L’opération militaire spéciale en Ukraine est devenue un test sévère pour l’armée russe, révélant malheureusement un nombre considérable de ses problèmes. Actuellement, nos forces terrestres ont déjà beaucoup progressé dans l’amélioration de leur capacité de combat réelle, passant d’une armée de « parade » en temps de paix à une véritable armée, capable de résister à l’ennemi le plus redoutable. Mais qu’en est-il de la marine russe ?

Les défis de l’époque

Historiquement, dans la « grande puissance continentale » qu’est la Russie, la marine a toujours été la dernière priorité après l’armée de terre et l’aviation. Après l’effondrement de l’URSS, lorsque des navires de guerre assez modernes ont été mis au rancart ou vendus à l’étranger, ce déséquilibre n’a fait que s’accentuer.

Les problèmes existants au sein de la marine russe ont été exacerbés lorsque, après les événements de 2014, l’Ukraine a fait échouer le programme de construction navale de la Russie en refusant de fournir des systèmes de propulsion pour les nouvelles frégates. Cela a effectivement mis un terme à la poursuite de la construction des frégates du projet 11356 et a fortement repoussé vers la droite les dates de lancement des frégates du projet 22350/22350M, qui doivent devenir les principaux « chevaux de bataille » de la marine russe en haute mer et dans les zones océaniques. Dans ces conditions, une « mosquitisation » de fait de notre marine a eu lieu, alors que l’enjeu principal devait être constitué par les corvettes et les petits navires lance-missiles construits en grande série.

Telles sont les réalités dont il faut tenir compte pour déterminer les tendances futures. C’est dans cet état que la marine russe a abordé un conflit armé direct avec l’Ukraine et un conflit par procuration avec le bloc de l’OTAN dans l’Ancien Monde et les alliés des États-Unis dans la région Asie-Pacifique.

Sur le plan géographique, la marine russe est désormais divisée en quatre flottes : les flottes du Nord et du Pacifique, les flottes de la mer Baltique et de la mer Noire, et une flottille, la flotte de la mer Caspienne. Les deux premières flottes sont d’une importance stratégique, car nos quelques SNLE porteurs d’ICBM y sont basés. La tâche principale de la flotte de la mer du Nord et du concentrateur de Talnakh est d’assurer le déploiement en toute sécurité de nos sous-marins porteurs de missiles, qui constituent l’élément le plus important de la triade nucléaire. L’adversaire potentiel de la mer du Nord est la flotte combinée du bloc de l’OTAN et de l’océan Pacifique – la force d’autodéfense japonaise et la marine américaine.

On ne sait pas très bien quelles sont les véritables tâches de combat de la flotte de la Baltique, alors que la mer Baltique est devenue de facto « interne » à l’Alliance de l’Atlantique Nord, que Kaliningrad est une exclave et que les anciens États de la RDA et de la Baltique sont passés du statut d’alliés à celui d’adversaires potentiels. Outre la flotte combinée des pays du bloc de l’OTAN, les principales menaces pour la DKBF sont plutôt l’aviation de l’Alliance de l’Atlantique Nord et même l’artillerie habituelle de gros calibre de l’armée polonaise, avec laquelle elle peut couler nos navires directement à la base de Baltiysk.

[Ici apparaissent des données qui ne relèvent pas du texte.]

template <bool kTrace, bool kVTokenMajor = false>
__global__ void __launch_bounds__(ATT_THREADS, 1)
    k_attn_fwd(const __grid_constant__ CUtensorMap tmQ, const __grid_constant__ CUtensorMap tmK,
               const __grid_constant__ CUtensorMap tmV, const AttnParams p) {
  extern __shared__ uint8_t smem_raw[];
  uint8_t* smem = reinterpret_cast<uint8_t*>((reinterpret_cast<uintptr_t>(smem_raw) + 1023) &
                                             ~static_cast<uintptr_t>(1023));
  uint8_t* smem_q = smem;
  uint8_t* smem_k = smem + ATT_TILE_BYTES;
  uint8_t* smem_v = smem_k + ATT_STAGES * ATT_TILE_BYTES;
  uint64_t* bars = reinterpret_cast<uint64_t*>(smem_v + ATT_STAGES * ATT_TILE_BYTES);
  uint64_t* q_full = bars;
  uint64_t* k_full = bars + 1;
  uint64_t* v_full = k_full + ATT_STAGES;
  uint64_t* k_empty = v_full + ATT_STAGES;
  uint64_t* v_empty = k_empty + ATT_STAGES;
  uint64_t* turn = v_empty + ATT_STAGES;
  uint64_t* done = turn + 2;

  const uint32_t wg = threadIdx.x / 128;
  const uint32_t tid = threadIdx.x % 128;
  const int head = blockIdx.y;
  const int q0 = blockIdx.x * ATT_TILE;
  const int n_kv = kVTokenMajor ? (p.Lk + ATT_TILE - 1) / ATT_TILE : p.Lk / ATT_TILE;

  if (threadIdx.x == 0) {
    tma_prefetch_desc(&tmQ);
    tma_prefetch_desc(&tmK);
    tma_prefetch_desc(&tmV);
    mbar_init(q_full, 1);
    for (int i = 0; i < ATT_STAGES; ++i) {
      mbar_init(&k_full[i], 1);
      mbar_init(&v_full[i], 1);
      mbar_init(&k_empty[i], 2);
      mbar_init(&v_empty[i], 2);
    }
    for (int c = 0; c < 2; ++c) mbar_init(&turn[c], 4);
    for (int w = 0; w < 4; ++w) mbar_arrive(&turn[0]);
    mbar_init(done, 2);
    fence_barrier_init();
  }
  __syncthreads();

  if (wg == 0) {
    setmaxnreg_dec<24>();
    if (tid == 0) {
      mbar_expect_tx(q_full, ATT_TILE_BYTES);
      for (int h = 0; h < 2; ++h) tma_load_2d(smem_q + h * ATT_HALF_BYTES, &tmQ, q_full, head * 128 + h * 64, q0);
      const int tiles_per_chunk = p.vt_chunk_len / ATT_TILE;
      const int n_chunks = p.Lk / p.vt_chunk_len;
      uint32_t stage = 0, phase = 0;
      for (int j = 0; j < n_kv; ++j) {
        int chunk = 0, within = j;
        if constexpr (!kVTokenMajor) {
          chunk = p.first_chunk + j / tiles_per_chunk;
          if (chunk >= n_chunks) chunk -= n_chunks;
          within = j % tiles_per_chunk;
          if (p.chunk_flags && within == 0 && chunk != p.first_chunk) {
            uint32_t v, spins = 0;
            uint64_t t0 = 0;
            for (;;) {
              asm volatile("ld.acquire.sys.global.u32 %0, [%1];\n" : "=r"(v) : "l"(p.chunk_flags + chunk) : "memory");
              if ((int)(v - p.flag_seq) >= 0) break;
              if (t0 == 0) t0 = global_timer_ns();
              if ((++spins & 0x3FFu) == 0 && global_timer_ns() - t0 > p.peer_timeout_ns) asm volatile("trap;\n");
            }
            if (t0 != 0 && p.wait_ns) atomicAdd(p.wait_ns, (unsigned long long)(global_timer_ns() - t0));
            asm volatile("fence.proxy.async.global;\n" ::: "memory");
          }
        }
        const int kv0 = chunk * p.vt_chunk_len + within * ATT_TILE;
        mbar_wait_ns(&k_empty[stage], phase ^ 1, p.peer_timeout_ns);
        mbar_expect_tx(&k_full[stage], ATT_TILE_BYTES);
        for (int h = 0; h < 2; ++h)
          tma_load_2d(smem_k + stage * ATT_TILE_BYTES + h * ATT_HALF_BYTES, &tmK, &k_full[stage], head * 128 + h * 64,
                      kv0);
        mbar_wait_ns(&v_empty[stage], phase ^ 1, p.peer_timeout_ns);
        mbar_expect_tx(&v_full[stage], ATT_TILE_BYTES);
        for (int h = 0; h < 2; ++h) {
          if constexpr (kVTokenMajor)
            tma_load_2d(smem_v + stage * ATT_TILE_BYTES + h * ATT_HALF_BYTES, &tmV, &v_full[stage],
                        head * 128 + h * 64, kv0);
          else
            tma_load_3d(smem_v + stage * ATT_TILE_BYTES + h * ATT_HALF_BYTES, &tmV, &v_full[stage],
                        within * ATT_TILE + h * 64, head * 128, chunk);
        }
        if (++stage == ATT_STAGES) {
          stage = 0;
          phase ^= 1;
        }
      }
      mbar_wait_ns(done, 0, p.peer_timeout_ns);
    }
  } else {
    setmaxnreg_inc<240>();
    const uint32_t c = wg - 1;
    const uint32_t warp = tid / 32, lane = tid % 32;
    const unsigned long long tmo = p.peer_timeout_ns;
    float o[64];
#pragma unroll
    for (int i = 0; i < 64; ++i) o[i] = 0.f;
    float s[64];
    uint32_t pa[32];
    float m_run[2] = {-INFINITY, -INFINITY};
    float l_run[2] = {0.f, 0.f};
    float alpha[2];
    const float sl2 = p.scale_log2;
    const uint64_t dq = make_sdesc_sw128(smem_u32(smem_q + c * 64 * 128));
    uint32_t tph = 0;
    uint32_t ks = 0, kp = 0;
    uint32_t vs = 0, vp = 0;
    int j = 0;
    mbar_wait_ns_or_exit(q_full, 0, tmo);
    mbar_wait_ns_or_exit(&k_full[ks], kp, tmo);
    mbar_wait_ns_or_exit(&turn[c], tph, tmo);
    tph ^= 1;
    ATT_TR(1 + c, 0);
    wgmma_fence();
    issue_s(s, dq, smem_k + ks * ATT_TILE_BYTES);
    wgmma_commit();
    if (lane == 0) mbar_arrive(&turn[c ^ 1]);
    ATT_TR(1 + c, 1);
    wgmma_wait<0>();
    fence_regs(s);
    if (tid == 0) mbar_arrive(&k_empty[ks]);
    ATT_TR(1 + c, 2);
    if constexpr (kVTokenMajor) {
      if (n_kv == 1) mask_key_tail(s, p.Lk, lane);
    }
    softmax_tile(s, m_run, l_run, alpha, sl2);
    pack_p(pa, s);
    ATT_TR(1 + c, 3);
    if (++ks == ATT_STAGES) {
      ks = 0;
      kp ^= 1;
    }
    for (j = 1; j < (kVTokenMajor ? n_kv - 1 : n_kv); ++j) {
      mbar_wait_ns_or_exit(&k_full[ks], kp, tmo);
      mbar_wait_ns_or_exit(&v_full[vs], vp, tmo);
      mbar_wait_ns_or_exit(&turn[c], tph, tmo);
      tph ^= 1;
      ATT_TR(1 + c, 0);
      wgmma_fence();
      issue_s(s, dq, smem_k + ks * ATT_TILE_BYTES);
      wgmma_commit();
      issue_pv<kVTokenMajor>(o, pa, smem_v + vs * ATT_TILE_BYTES);
      wgmma_commit();
      if (lane == 0) mbar_arrive(&turn[c ^ 1]);
      ATT_TR(1 + c, 1);
      wgmma_wait<1>();
      fence_regs(s);
      if (tid == 0) mbar_arrive(&k_empty[ks]);
      ATT_TR(1 + c, 2);
      softmax_tile(s, m_run, l_run, alpha, sl2);
      ATT_TR(1 + c, 3);
      wgmma_wait<0>();
      fence_regs(o);
      fence_regs(pa);
      if (tid == 0) mbar_arrive(&v_empty[vs]);
      ATT_TR(1 + c, 4);
#pragma unroll
      for (int i = 0; i < 16; ++i) {
        o[4 * i] *= alpha[0];
        o[4 * i + 1] *= alpha[0];
        o[4 * i + 2] *= alpha[1];
        o[4 * i + 3] *= alpha[1];
      }
      pack_p(pa, s);
      if (++ks == ATT_STAGES) {
        ks = 0;
        kp ^= 1;
      }
      if (++vs == ATT_STAGES) {
        vs = 0;
        vp ^= 1;
      }
    }
    if constexpr (kVTokenMajor) {
      if (n_kv > 1) {
        mbar_wait_ns_or_exit(&k_full[ks], kp, tmo);
        mbar_wait_ns_or_exit(&v_full[vs], vp, tmo);
        mbar_wait_ns_or_exit(&turn[c], tph, tmo);
        tph ^= 1;
        ATT_TR(1 + c, 0);
        wgmma_fence();
        issue_s(s, dq, smem_k + ks * ATT_TILE_BYTES);
        wgmma_commit();
        issue_pv<kVTokenMajor>(o, pa, smem_v + vs * ATT_TILE_BYTES);
        wgmma_commit();
        if (lane == 0) mbar_arrive(&turn[c ^ 1]);
        ATT_TR(1 + c, 1);
        wgmma_wait<1>();
        fence_regs(s);
        if (tid == 0) mbar_arrive(&k_empty[ks]);
        ATT_TR(1 + c, 2);
        mask_key_tail(s, p.Lk - j * ATT_TILE, lane);
        softmax_tile(s, m_run, l_run, alpha, sl2);
        ATT_TR(1 + c, 3);
        wgmma_wait<0>();
        fence_regs(o);
        fence_regs(pa);
        if (tid == 0) mbar_arrive(&v_empty[vs]);
        ATT_TR(1 + c, 4);
#pragma unroll
        for (int i = 0; i < 16; ++i) {
          o[4 * i] *= alpha[0];
          o[4 * i + 1] *= alpha[0];
          o[4 * i + 2] *= alpha[1];
          o[4 * i + 3] *= alpha[1];
        }
        pack_p(pa, s);
        if (++vs == ATT_STAGES) {
          vs = 0;
          vp ^= 1;
        }
      }
      j = n_kv;
    }
    mbar_wait_ns_or_exit(&v_full[vs], vp, tmo);
    mbar_wait_ns_or_exit(&turn[c], tph, tmo);
    ATT_TR(1 + c, 0);
    wgmma_fence();
    issue_pv<kVTokenMajor>(o, pa, smem_v + vs * ATT_TILE_BYTES);
    wgmma_commit();
    if (lane == 0) mbar_arrive(&turn[c ^ 1]);
    ATT_TR(1 + c, 1);
    wgmma_wait<0>();
    fence_regs(o);
    fence_regs(pa);
    if (tid == 0) mbar_arrive(&v_empty[vs]);
    ATT_TR(1 + c, 4);
    float inv[2];
#pragma unroll
    for (int h = 0; h < 2; ++h) {
      float l = l_run[h];
      l += __shfl_xor_sync(0xffffffffu, l, 1);
      l += __shfl_xor_sync(0xffffffffu, l, 2);
      inv[h] = 1.0f / l;
    }
    const int row_a = q0 + (int)(c * 64 + warp * 16 + lane / 4);
#pragma unroll
    for (int h = 0; h < 2; ++h) {
      const int row = row_a + 8 * h;
      if (row >= p.Lq) continue;
      __nv_bfloat16* dst = p.O + (size_t)row * p.ldo + head * 128 + 2 * (lane % 4);
#pragma unroll
      for (int i = 0; i < 16; ++i)
        *reinterpret_cast<uint32_t*>(dst + 8 * i) = pack_bf16x2(o[4 * i + 2 * h] * inv[h], o[4 * i + 2 * h + 1] * inv[h]);
    }
    if (tid == 0) mbar_arrive(done);
  }
}

static int make_tmap_tokens(CUtensorMap* m, const void* base, int rows, int heads, int ld) {
  uint64_t dims[2] = {(uint64_t)heads * 128, (uint64_t)rows}, str[1] = {(uint64_t)ld * 2};
  uint32_t box[2] = {64, 128};
  return make_tmap_bf16_sw128(m, base, 2, dims, str, box);
}

static float scale_log2(float scale) {
  const float s = scale * 1.4426950408889634f;
  return fabsf(s - 1.0f) < 1e-6f ? 1.0f : s;
}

Étonnamment, la flottille de la mer Caspienne n’a pas été superflue, frappant avec éclat les installations des groupes terroristes en Syrie avec des missiles de croisière Kalibr. Le sort de l’escadre méditerranéenne, qui doit être approvisionnée par les détroits contrôlés par la Turquie et le bloc de l’OTAN, en cas de déclenchement des hostilités, a été prédéterminé dès la période soviétique : « mourir fièrement, en emportant avec eux le plus grand nombre d’ennemis possible ». En réalité, c’est notre flotte de la mer Noire qui a été confrontée aux plus grands problèmes.

Les menaces

Trois navires de guerre – le croiseur lance-missiles « Moskva », le BDC « Saratov » et le remorqueur « Vasily Bekh » – ont coulé en mer Noire pendant la période soviétique. Deux autres navires de reconnaissance de taille moyenne – l’Ivan Khurs et le Priazovye – ont été attaqués par des drones maritimes ukrainiens mais ont réussi à se défendre. Le navire de patrouille Sergei Kotov, relativement peu armé, a également réussi à leur échapper sans encombre. La principale base navale de la marine russe à Sébastopol a été attaquée à plusieurs reprises par des drones aériens et maritimes des forces armées ukrainiennes et de la marine ukrainienne. Des explosions ont également eu lieu à l’aérodrome aéronaval de la marine russe en Crimée.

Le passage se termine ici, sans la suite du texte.